▶ **WORK ORDER**
Please find every line in the entries below that contains the string "constexpr", and copy it.
═══ INFORMATION GIVEN ═══
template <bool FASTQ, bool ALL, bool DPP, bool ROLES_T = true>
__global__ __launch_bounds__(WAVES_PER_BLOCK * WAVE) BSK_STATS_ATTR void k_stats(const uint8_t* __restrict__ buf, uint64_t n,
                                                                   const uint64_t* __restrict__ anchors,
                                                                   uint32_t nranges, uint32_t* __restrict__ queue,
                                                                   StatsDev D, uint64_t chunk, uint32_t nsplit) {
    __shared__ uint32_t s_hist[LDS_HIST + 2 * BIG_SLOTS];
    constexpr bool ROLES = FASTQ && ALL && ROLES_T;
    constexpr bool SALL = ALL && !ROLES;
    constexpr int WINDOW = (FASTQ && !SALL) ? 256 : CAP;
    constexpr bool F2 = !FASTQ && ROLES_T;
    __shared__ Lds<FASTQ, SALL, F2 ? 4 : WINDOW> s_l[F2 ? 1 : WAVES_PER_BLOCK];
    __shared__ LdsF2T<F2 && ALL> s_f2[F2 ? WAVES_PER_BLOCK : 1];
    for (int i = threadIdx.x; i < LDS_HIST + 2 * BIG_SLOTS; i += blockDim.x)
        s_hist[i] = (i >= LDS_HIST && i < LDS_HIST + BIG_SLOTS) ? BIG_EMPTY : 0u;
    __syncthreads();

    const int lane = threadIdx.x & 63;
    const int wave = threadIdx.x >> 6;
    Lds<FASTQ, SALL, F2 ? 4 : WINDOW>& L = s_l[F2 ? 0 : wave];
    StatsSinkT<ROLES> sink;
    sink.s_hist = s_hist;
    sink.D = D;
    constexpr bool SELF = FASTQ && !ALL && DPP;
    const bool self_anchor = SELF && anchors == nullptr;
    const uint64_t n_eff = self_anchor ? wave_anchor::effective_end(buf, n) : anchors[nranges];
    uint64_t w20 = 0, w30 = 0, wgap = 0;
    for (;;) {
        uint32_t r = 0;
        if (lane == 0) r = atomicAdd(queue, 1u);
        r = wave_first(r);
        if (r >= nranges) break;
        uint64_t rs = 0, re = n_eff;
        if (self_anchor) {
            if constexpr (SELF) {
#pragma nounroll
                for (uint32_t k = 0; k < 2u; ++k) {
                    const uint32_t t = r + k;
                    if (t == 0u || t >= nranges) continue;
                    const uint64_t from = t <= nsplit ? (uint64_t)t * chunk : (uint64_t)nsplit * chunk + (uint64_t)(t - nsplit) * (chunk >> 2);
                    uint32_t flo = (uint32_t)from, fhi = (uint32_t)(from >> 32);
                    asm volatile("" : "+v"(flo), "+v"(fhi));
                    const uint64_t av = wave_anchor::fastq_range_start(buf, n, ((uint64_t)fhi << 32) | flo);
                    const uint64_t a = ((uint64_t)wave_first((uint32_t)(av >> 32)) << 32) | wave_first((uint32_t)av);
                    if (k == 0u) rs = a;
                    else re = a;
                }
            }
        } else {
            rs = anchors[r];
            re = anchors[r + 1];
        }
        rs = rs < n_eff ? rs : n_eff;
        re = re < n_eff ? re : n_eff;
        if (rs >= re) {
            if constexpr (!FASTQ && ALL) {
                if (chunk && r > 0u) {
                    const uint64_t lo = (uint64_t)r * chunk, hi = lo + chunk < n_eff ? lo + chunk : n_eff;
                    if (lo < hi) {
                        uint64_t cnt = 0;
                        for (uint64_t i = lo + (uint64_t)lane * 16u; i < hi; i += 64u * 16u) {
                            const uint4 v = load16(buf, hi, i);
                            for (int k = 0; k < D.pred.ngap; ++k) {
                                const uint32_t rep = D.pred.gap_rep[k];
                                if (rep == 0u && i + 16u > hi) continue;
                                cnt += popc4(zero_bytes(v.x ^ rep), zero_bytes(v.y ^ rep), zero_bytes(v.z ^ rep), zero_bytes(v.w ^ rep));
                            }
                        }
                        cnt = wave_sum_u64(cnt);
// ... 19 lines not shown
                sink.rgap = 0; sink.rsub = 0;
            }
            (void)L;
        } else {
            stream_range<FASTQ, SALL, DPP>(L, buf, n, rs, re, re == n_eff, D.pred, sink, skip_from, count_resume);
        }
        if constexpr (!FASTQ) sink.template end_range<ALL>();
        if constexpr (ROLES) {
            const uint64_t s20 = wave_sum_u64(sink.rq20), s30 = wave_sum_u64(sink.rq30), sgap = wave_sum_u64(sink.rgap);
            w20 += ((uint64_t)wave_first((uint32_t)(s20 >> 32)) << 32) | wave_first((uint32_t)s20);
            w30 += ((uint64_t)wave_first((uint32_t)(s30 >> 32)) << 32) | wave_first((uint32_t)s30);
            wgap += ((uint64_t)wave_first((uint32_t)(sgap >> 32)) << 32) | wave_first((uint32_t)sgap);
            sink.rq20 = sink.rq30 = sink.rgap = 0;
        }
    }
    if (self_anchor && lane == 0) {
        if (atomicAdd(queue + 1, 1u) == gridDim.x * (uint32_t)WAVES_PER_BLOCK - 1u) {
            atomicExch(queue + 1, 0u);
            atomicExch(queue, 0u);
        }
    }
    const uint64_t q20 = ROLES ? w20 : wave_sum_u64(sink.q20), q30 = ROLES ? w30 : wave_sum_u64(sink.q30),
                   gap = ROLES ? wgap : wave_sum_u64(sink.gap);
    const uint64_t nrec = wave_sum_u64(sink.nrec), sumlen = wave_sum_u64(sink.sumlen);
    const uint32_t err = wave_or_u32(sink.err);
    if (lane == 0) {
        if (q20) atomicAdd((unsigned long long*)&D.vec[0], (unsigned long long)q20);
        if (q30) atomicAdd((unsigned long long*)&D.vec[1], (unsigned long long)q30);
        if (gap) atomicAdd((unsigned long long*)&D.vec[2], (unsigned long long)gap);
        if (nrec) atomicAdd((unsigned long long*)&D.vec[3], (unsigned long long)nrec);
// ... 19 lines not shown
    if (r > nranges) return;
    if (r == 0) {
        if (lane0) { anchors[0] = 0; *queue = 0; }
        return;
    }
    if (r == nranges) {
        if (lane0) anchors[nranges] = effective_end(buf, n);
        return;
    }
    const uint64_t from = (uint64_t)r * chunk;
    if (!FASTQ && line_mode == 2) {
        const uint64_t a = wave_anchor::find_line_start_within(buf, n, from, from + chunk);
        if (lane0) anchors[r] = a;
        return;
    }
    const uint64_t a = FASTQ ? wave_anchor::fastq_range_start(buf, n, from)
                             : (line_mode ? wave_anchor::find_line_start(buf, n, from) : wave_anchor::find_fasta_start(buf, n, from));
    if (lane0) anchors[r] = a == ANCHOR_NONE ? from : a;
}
═══
▶ **RESPONSE**
    constexpr bool ROLES = FASTQ && ALL && ROLES_T;
    constexpr bool SALL = ALL && !ROLES;
    constexpr int WINDOW = (FASTQ && !SALL) ? 256 : CAP;
    constexpr bool F2 = !FASTQ && ROLES_T;
    constexpr bool SELF = FASTQ && !ALL && DPP;
            if constexpr (SELF) {
            if constexpr (!FASTQ && ALL) {
        if constexpr (!FASTQ) sink.template end_range<ALL>();
        if constexpr (ROLES) {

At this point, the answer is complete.